> _The records_
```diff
@@ -1899,19 +1931,20 @@
     if (len) atomicAdd(&tc[2], len);
     if (len >= 2 && w < 0) atomicAdd(&tc[len > TINY_ROW ? 3 : 4], 1);
   }
-  for (int32_t base = 0; base < a.S0g; base += PF * NT) {
+  for (int32_t base = 0; base < n_fill; base += PF * NT) {
     uint32_t ids[PF];
-    int32_t cc[PF], ww[PF], len[PF];
+    int32_t pls[PF], cc[PF], ww[PF], len[PF];
 #pragma unroll
     for (int u = 0; u < PF; ++u) {
-      const int32_t pl = base + u * NT + tid;
-      ids[u] = pl < a.S0g ? a.nbr0[p0 + pl] : GIGL_INVALID;
-      cc[u] = pl < a.S0g ? a.cnt1[p0 + pl] : 0;
-      ww[u] = pl < a.S0g ? a.fpw[a.b + p0 + pl] : -1;
+      const int32_t i = base + u * NT + tid;
+      pls[u] = i < n_fill ? slot_of(i) : -1;
+      ids[u] = pls[u] >= 0 ? a.nbr0[p0 + pls[u]] : GIGL_INVALID;
+      cc[u] = pls[u] >= 0 ? a.cnt1[p0 + pls[u]] : 0;
+      ww[u] = pls[u] >= 0 ? a.fpw[a.b + p0 + pls[u]] : -1;
     }
 #pragma unroll
     for (int u = 0; u < PF; ++u) {
-      const int32_t pl = base + u * NT + tid;
+      const int32_t pl = pls[u];
       len[u] = -1;
       if (ids[u] == GIGL_INVALID || ww[u] == -1 || (int)lg3_part(hash_u32(ids[u]), a.P) != q) continue;
       const uint32_t mycode = (uint32_t)(a.gr + pl);
@@ -1922,24 +1955,21 @@
     }
 #pragma unroll
     for (int u = 0; u < PF; ++u) {
-      const int32_t pl = base + u * NT + tid;
-      const int32_t my_tile = (int32_t)((a.b + p0 + pl) >> 10) - tile_lo_h;
-      const int32_t tile0 = __builtin_amdgcn_readfirstlane(my_tile);
+      const int32_t my_tile = (int32_t)((a.b + p0 + pls[u]) >> 10) - tile_lo_h;
       const bool have = len[u] > 0, sorted = len[u] >= 2 && ww[u] < 0;
-      if (!__ballot(have)) continue;
-      const bool t0 = my_tile == tile0;
-      const unsigned long long q0 = __ballot(sorted && len[u] > TINY_ROW && t0), q1 = __ballot(sorted && len[u] > TINY_ROW && !t0);
-      const unsigned long long s0 = __ballot(sorted && len[u] <= TINY_ROW && t0), s1 = __ballot(sorted && len[u] <= TINY_ROW && !t0);
-      const int32_t n0 = __builtin_amdgcn_readlane(gigl_wave_incl_scan(have && t0 ? len[u] : 0), 63);
-      const int32_t n1 = __builtin_amdgcn_readlane(gigl_wave_incl_scan(have && !t0 ? len[u] : 0), 63);
-      if (lane == 0) {
-        int32_t* tc = &tcnt[LG3_TC * (nt_r + tile0)];
-        if (n0) atomicAdd(&tc[2], n0);
-        if (q0) atomicAdd(&tc[3], (int32_t)__popcll(q0));
-        if (s0) atomicAdd(&tc[4], (int32_t)__popcll(s0));
-        if (n1) atomicAdd(&tc[LG3_TC + 2], n1);
-        if (q1) atomicAdd(&tc[LG3_TC + 3], (int32_t)__popcll(q1));
-        if (s1) atomicAdd(&tc[LG3_TC + 4], (int32_t)__popcll(s1));
+      for (unsigned long long todo = __ballot(have); todo;) {
+        const int32_t tile0 = __builtin_amdgcn_readlane(my_tile, (int)__builtin_ctzll(todo));
+        const bool t0 = have && my_tile == tile0;
+        const unsigned long long tm = __ballot(t0);
+        const unsigned long long qm = __ballot(t0 && sorted && len[u] > TINY_ROW), sm = __ballot(t0 && sorted && len[u] <= TINY_ROW);
+        const int32_t n = __builtin_amdgcn_readlane(gigl_wave_incl_scan(t0 ? len[u] : 0), 63);
+        if (lane == 0) {
+          int32_t* tc = &tcnt[LG3_TC * (nt_r + tile0)];
+          atomicAdd(&tc[2], n);
+          if (qm) atomicAdd(&tc[3], (int32_t)__popcll(qm));
+          if (sm) atomicAdd(&tc[4], (int32_t)__popcll(sm));
+        }
+        todo &= ~tm;
       }
     }
   }
@@ -1997,11 +2027,14 @@
   }
 }
 
-__global__ __launch_bounds__(256) void lg3_init_kernel(int32_t* rowcnt, int64_t n_rowcnt, int32_t* zeros, int64_t zero_words,
-                                                       int32_t* meta) {
+__global__ __launch_bounds__(256) void lg3_init_kernel(int32_t* rowcnt, int32_t* fpw, int64_t n_rowcnt, int32_t* zeros,
+                                                       int64_t zero_words, int32_t* meta) {
   const int64_t stride = (int64_t)gridDim.x * blockDim.x;
   const int64_t t0 = (int64_t)blockIdx.x * blockDim.x + threadIdx.x;
-  for (int64_t i = t0; i < n_rowcnt; i += stride) rowcnt[i] = 0;
+  for (int64_t i = t0; i < n_rowcnt; i += stride) {
+    rowcnt[i] = 0;
+    fpw[i] = -1;
+  }
   for (int64_t i = t0; i < zero_words; i += stride) zeros[i] = 0;
   if (t0 < GIGL_META_LEN) meta[t0] = 0;
 }
@@ -2260,7 +2293,8 @@
     ++rs_log2;
   }
   const int64_t n_tcnt = LG3_TC * ((gr >> 10) + 2 + ((gr * f0) >> 10) + 2);
-  const size_t lds_bytes = (size_t)cap * 8 + (size_t)(rs + rs / 4 + n_tcnt) * 4;
+  const int64_t nm = (gr * f0 + 63) / 64;
+  const size_t lds_bytes = (size_t)cap * 8 + (size_t)nm * 8 + (size_t)(rs + rs / 4 + nm + gr + n_tcnt) * 4;
   if (lds_bytes > 150 * 1024) return GIGL_OK;
   *taken = true;
   hipStream_t st = ctx->stream;
@@ -2328,7 +2362,7 @@
   GIGL_HIP_CHECK(ctx, lds_opt_in(ctx->device, 3, (const void*)lg3_dedup_kernel<512>, 150 * 1024));
   {
     gigl_prof_scope ps(ctx, GIGL_K_UNION_INSERT);
-    hipLaunchKernelGGL(lg3_init_kernel, dim3(256), dim3(256), 0, st, a.rowcnt, T_in, zeros, zero_words, out->meta);
+    hipLaunchKernelGGL(lg3_init_kernel, dim3(256), dim3(256), 0, st, a.rowcnt, a.fpw, T_in, zeros, zero_words, out->meta);
     if (lg3_nt == 512)
       hipLaunchKernelGGL(lg3_dedup_kernel<512>, dim3((unsigned)(n_groups * P)), dim3(512), lds_bytes, st, a, tile_counts,
                          n_tiles, ticket_count, sort_count, tiny_count);
```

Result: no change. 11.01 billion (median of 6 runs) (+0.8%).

> _Required action_
Copy each line above that has the word "todo".

> _Response to the task_
+      for (unsigned long long todo = __ballot(have); todo;) {
+        const int32_t tile0 = __builtin_amdgcn_readlane(my_tile, (int)__builtin_ctzll(todo));
+        todo &= ~tm;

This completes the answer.